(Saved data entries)

+    f32x16 acc[2];
+#pragma unroll
+    for (int j = 0; j < 2; ++j)
+#pragma unroll
+      for (int e = 0; e < 16; ++e) acc[j][e] = 0.f;
+    const char* bb = smem + BOFF + buf * BBUF;
+    static_for<NSTEP / 2>([&](auto pc) {
+      constexpr int s0 = 2 * decltype(pc)::value;
+      if (s0 < nk) {
+        h16x8 b0[8], b1[8];
+#pragma unroll
+        for (int q = 0; q < 8; ++q) {
+          b0[q] = *reinterpret_cast<const h16x8*>(bb + (s0 + (q >> 2)) * BSTEP + (boff ^ ((q & 3) * 32)));
+          b1[q] = *reinterpret_cast<const h16x8*>(bb + (s0 + (q >> 2)) * BSTEP + (boff ^ ((q & 3) * 32)) + 4096);
+        }
+#pragma unroll
+        for (int q = 0; q < 8; ++q) {
+          acc[0] = __builtin_amdgcn_mfma_f32_32x32x16_f16(af[s0 * 4 + q], b0[q], acc[0], 0, 0, 0);
+          acc[1] = __builtin_amdgcn_mfma_f32_32x32x16_f16(af[s0 * 4 + q], b1[q], acc[1], 0, 0, 0);
+        }
+      }
+    });
+
+    const int cols_valid = a.cout - n0 < RBN ? a.cout - n0 : RBN;
+    char* tbase = reinterpret_cast<char*>(a.out) + ((int64_t)m0 * a.ldo + n0) * ES;
+    const __amdgpu_buffer_rsrc_t ro =
+        __builtin_amdgcn_make_buffer_rsrc(tbase, 0, ((rows_valid - 1) * a.ldo + cols_valid) * ES, 0x00020000);
+    const int rows_t = cols_valid, cols_t = rows_valid;
+    __amdgpu_buffer_rsrc_t rt = ro;
+    if (a.out_t) {
+      char* tbase_t = reinterpret_cast<char*>(a.out_t) + ((int64_t)n0 * a.ld_out_t + m0) * ES;
+      rt = __builtin_amdgcn_make_buffer_rsrc(tbase_t, 0, ((rows_t - 1) * a.ld_out_t + cols_t) * ES, 0x00020000);
+    }
+    static_for<2>([&](auto jc) {
+      constexpr int j = decltype(jc)::value;
+      const int gcol = j * 32 + c4;
+#pragma unroll
+      for (int e = 0; e < 16; ++e) ws[((e & 3) + 8 * (e >> 2) + 4 * half) * 32 + r] = acc[j][e];
+#pragma unroll
+      for (int p = 0; p < 4; ++p) {
+        f32x4 v = *reinterpret_cast<const f32x4*>(ws + (p * 8 + rr) * 32 + c4);
+#pragma unroll
+        for (int e = 0; e < 4; ++e) {
+          v[e] = (v[e] * a.w_inv + bv[j][e]) * a.out_scale;
+          if (a.epilogue == VFML_EPI_RELU) v[e] = fmaxf(v[e], 0.f);
+        }
+        const int off = gcol < cols_valid ? ((wave * 32 + p * 8 + rr) * a.ldo + gcol) * ES : OOB;
+        if constexpr (H16) {
+          const h16x2 p0 = {(_Float16)v[0], (_Float16)v[1]}, p1 = {(_Float16)v[2], (_Float16)v[3]};
+          const u32x2 hv = {__builtin_bit_cast(unsigned, p0), __builtin_bit_cast(unsigned, p1)};
+          __builtin_amdgcn_raw_buffer_store_b64(hv, ro, off, 0, STORE_NT);
+        } else {
+          __builtin_amdgcn_raw_buffer_store_b128(__builtin_bit_cast(u32x4, v), ro, off, 0, STORE_NT);
+        }
+      }
+      if (a.out_t) {
+#pragma unroll
+        for (int e = 0; e < 16; ++e) {
+          const int row = (e & 3) + 8 * (e >> 2) + 4 * half;
+          ws[r * 32 + ((row + (r >> 1)) & 31)] = acc[j][e];
+        }
+        const int g = lane >> 3, cl = lane & 7;
+#pragma unroll
+        for (int pp = 0; pp < 4; ++pp) {
+          const int c = pp * 8 + cl;
+          f32x4 v;
+#pragma unroll
+          for (int k = 0; k < 4; ++k) v[k] = ws[c * 32 + ((4 * g + k + (c >> 1)) & 31)] * a.w_inv * a.out_scale;
+          const int trow = j * 32 + c;
+          const int q0 = wave * 32 + 4 * g;
+          const bool ok = trow < rows_t && q0 < cols_t;
+          if constexpr (H16) {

→ **ACTION ITEM**
Give the number of lines in the data that contain the word "char", and add no other text.

→ **ANSWER FOR THIS EXERCISE**
3